*** Task material Section Begins ***

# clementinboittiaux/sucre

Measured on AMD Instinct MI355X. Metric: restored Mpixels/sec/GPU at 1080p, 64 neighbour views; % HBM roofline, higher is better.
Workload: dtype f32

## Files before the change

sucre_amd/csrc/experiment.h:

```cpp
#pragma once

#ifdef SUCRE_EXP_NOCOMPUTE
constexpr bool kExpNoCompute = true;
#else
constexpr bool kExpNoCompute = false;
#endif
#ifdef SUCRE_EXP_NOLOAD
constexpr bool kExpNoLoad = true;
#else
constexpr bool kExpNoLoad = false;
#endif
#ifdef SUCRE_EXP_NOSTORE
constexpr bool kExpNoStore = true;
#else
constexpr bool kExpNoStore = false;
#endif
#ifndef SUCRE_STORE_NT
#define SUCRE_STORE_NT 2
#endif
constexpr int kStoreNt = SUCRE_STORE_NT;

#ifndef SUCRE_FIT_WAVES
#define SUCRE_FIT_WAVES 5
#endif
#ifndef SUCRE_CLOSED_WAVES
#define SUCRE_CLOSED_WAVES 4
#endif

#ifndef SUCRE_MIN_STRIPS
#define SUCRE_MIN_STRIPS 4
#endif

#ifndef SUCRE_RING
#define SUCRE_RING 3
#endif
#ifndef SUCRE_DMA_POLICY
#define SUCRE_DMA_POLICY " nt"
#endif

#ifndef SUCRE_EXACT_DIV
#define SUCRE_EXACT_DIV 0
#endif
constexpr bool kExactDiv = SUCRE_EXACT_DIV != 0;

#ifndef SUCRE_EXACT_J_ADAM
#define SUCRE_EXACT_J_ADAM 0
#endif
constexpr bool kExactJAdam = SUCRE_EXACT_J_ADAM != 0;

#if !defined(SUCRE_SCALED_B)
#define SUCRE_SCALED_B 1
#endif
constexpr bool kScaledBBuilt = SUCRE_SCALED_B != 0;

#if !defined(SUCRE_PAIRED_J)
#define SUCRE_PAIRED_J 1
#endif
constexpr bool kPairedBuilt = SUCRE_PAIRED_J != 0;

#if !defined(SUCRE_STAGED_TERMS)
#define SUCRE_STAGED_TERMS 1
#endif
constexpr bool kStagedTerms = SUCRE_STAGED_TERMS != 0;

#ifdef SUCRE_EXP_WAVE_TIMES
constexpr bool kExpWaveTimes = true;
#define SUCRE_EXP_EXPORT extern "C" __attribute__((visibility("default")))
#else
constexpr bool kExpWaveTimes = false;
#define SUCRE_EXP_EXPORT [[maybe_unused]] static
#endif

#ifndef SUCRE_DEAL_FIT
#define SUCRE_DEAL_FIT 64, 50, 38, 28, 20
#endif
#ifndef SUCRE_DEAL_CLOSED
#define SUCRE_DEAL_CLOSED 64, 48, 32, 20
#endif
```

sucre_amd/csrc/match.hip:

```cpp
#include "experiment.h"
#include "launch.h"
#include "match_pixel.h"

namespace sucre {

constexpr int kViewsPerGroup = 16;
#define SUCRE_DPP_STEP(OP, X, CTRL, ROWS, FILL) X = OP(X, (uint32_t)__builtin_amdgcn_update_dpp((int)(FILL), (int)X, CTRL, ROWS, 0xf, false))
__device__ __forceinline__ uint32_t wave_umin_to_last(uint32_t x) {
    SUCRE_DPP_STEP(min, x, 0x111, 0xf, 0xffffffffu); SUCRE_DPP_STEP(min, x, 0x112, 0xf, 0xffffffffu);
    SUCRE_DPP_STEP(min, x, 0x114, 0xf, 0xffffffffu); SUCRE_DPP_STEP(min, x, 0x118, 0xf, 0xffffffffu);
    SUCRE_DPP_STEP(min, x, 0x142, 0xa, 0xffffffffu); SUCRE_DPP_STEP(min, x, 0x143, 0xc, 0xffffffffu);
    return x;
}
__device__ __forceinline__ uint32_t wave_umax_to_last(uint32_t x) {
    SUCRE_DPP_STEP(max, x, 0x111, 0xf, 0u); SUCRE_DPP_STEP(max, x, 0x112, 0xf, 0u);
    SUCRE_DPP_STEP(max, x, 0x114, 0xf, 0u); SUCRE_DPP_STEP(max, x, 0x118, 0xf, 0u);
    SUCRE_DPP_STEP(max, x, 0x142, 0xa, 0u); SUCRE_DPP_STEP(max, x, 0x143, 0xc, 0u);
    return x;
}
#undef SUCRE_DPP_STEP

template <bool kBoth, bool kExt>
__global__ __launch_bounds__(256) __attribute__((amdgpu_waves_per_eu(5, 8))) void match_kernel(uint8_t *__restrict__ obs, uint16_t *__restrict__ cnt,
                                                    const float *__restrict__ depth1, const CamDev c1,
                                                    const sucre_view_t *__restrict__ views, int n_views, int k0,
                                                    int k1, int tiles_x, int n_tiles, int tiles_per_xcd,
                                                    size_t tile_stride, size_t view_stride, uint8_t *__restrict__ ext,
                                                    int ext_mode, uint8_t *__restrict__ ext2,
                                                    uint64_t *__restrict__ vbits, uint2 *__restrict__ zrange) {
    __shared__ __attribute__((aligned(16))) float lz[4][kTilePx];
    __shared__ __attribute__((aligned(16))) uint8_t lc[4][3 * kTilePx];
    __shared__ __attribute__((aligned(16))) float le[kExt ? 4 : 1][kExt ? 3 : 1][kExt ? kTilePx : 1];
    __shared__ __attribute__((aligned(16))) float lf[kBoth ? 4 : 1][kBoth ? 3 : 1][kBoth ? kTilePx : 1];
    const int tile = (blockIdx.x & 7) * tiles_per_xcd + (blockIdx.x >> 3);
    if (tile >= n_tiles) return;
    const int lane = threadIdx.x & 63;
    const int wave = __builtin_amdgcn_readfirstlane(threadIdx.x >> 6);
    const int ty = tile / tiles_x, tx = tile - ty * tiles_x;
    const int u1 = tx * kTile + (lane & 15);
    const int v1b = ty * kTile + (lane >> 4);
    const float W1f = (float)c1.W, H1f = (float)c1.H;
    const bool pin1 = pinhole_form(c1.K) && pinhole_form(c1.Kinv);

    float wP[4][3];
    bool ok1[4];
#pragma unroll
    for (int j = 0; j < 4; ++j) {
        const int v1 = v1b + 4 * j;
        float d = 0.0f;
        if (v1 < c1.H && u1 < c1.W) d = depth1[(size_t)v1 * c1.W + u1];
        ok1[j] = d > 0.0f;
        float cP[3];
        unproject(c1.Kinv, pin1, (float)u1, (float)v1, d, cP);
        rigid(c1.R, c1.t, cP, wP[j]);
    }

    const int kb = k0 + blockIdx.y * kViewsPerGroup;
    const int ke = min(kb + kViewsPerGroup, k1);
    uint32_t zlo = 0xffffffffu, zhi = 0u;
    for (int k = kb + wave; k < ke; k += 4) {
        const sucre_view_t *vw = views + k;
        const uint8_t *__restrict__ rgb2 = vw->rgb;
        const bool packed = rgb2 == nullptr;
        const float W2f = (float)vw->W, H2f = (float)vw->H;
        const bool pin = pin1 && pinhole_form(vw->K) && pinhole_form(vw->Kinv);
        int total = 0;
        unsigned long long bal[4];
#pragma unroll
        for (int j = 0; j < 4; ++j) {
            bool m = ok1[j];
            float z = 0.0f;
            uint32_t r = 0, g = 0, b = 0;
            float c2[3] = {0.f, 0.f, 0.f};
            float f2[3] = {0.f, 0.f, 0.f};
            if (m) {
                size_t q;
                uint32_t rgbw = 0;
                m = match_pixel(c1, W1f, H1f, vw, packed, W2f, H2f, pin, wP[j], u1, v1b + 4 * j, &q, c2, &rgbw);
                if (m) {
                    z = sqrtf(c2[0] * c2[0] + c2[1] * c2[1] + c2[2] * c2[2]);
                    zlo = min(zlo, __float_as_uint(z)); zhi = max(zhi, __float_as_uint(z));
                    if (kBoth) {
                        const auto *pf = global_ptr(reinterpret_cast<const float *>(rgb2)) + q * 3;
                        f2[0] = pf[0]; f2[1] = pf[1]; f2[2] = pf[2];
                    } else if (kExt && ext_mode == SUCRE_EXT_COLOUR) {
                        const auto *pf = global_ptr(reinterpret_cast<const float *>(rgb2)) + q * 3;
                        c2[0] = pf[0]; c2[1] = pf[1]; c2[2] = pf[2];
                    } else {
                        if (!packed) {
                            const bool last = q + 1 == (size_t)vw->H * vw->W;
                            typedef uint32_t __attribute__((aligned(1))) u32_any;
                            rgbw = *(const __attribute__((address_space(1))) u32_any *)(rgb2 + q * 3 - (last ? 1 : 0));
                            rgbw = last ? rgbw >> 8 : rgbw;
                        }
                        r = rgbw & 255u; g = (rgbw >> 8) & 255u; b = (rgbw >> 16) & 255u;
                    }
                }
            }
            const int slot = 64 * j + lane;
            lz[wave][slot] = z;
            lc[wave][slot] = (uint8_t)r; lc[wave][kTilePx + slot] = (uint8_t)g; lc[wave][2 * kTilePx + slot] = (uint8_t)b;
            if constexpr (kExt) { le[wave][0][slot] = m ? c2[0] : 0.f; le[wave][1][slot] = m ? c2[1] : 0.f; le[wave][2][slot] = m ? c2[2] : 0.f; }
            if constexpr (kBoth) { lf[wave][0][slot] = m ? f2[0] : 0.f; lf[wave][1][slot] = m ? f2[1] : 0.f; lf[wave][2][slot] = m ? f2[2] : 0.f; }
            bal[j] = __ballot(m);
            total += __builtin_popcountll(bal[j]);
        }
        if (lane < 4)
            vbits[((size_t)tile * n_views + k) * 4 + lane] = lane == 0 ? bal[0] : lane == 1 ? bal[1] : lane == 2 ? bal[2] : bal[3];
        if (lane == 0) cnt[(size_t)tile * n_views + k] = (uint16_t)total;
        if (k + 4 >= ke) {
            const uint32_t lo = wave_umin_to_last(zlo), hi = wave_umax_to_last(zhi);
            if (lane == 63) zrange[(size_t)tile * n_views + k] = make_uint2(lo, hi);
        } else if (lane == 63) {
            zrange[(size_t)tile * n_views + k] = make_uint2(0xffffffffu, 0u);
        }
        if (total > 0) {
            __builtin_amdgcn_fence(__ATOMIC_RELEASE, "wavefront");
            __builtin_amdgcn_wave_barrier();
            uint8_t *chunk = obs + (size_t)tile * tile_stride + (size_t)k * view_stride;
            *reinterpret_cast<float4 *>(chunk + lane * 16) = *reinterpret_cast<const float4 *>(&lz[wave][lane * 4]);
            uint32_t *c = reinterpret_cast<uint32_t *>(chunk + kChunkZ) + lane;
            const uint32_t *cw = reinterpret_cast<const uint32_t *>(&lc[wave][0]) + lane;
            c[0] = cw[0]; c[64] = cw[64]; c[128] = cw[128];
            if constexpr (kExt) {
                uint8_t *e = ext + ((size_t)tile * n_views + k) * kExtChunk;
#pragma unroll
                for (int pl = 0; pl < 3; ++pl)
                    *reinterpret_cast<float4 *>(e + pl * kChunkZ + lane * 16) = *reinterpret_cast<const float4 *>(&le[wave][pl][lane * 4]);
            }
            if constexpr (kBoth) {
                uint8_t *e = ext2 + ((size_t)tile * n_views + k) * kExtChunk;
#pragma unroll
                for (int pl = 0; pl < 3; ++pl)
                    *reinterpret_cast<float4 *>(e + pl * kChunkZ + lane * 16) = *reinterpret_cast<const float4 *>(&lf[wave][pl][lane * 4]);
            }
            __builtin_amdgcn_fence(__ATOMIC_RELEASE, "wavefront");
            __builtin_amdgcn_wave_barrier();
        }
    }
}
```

*** Task material Section Ends ***

What the task asks.
Tally the lines of the listing that include "packed". Reply with nothing but the count.

Output.
3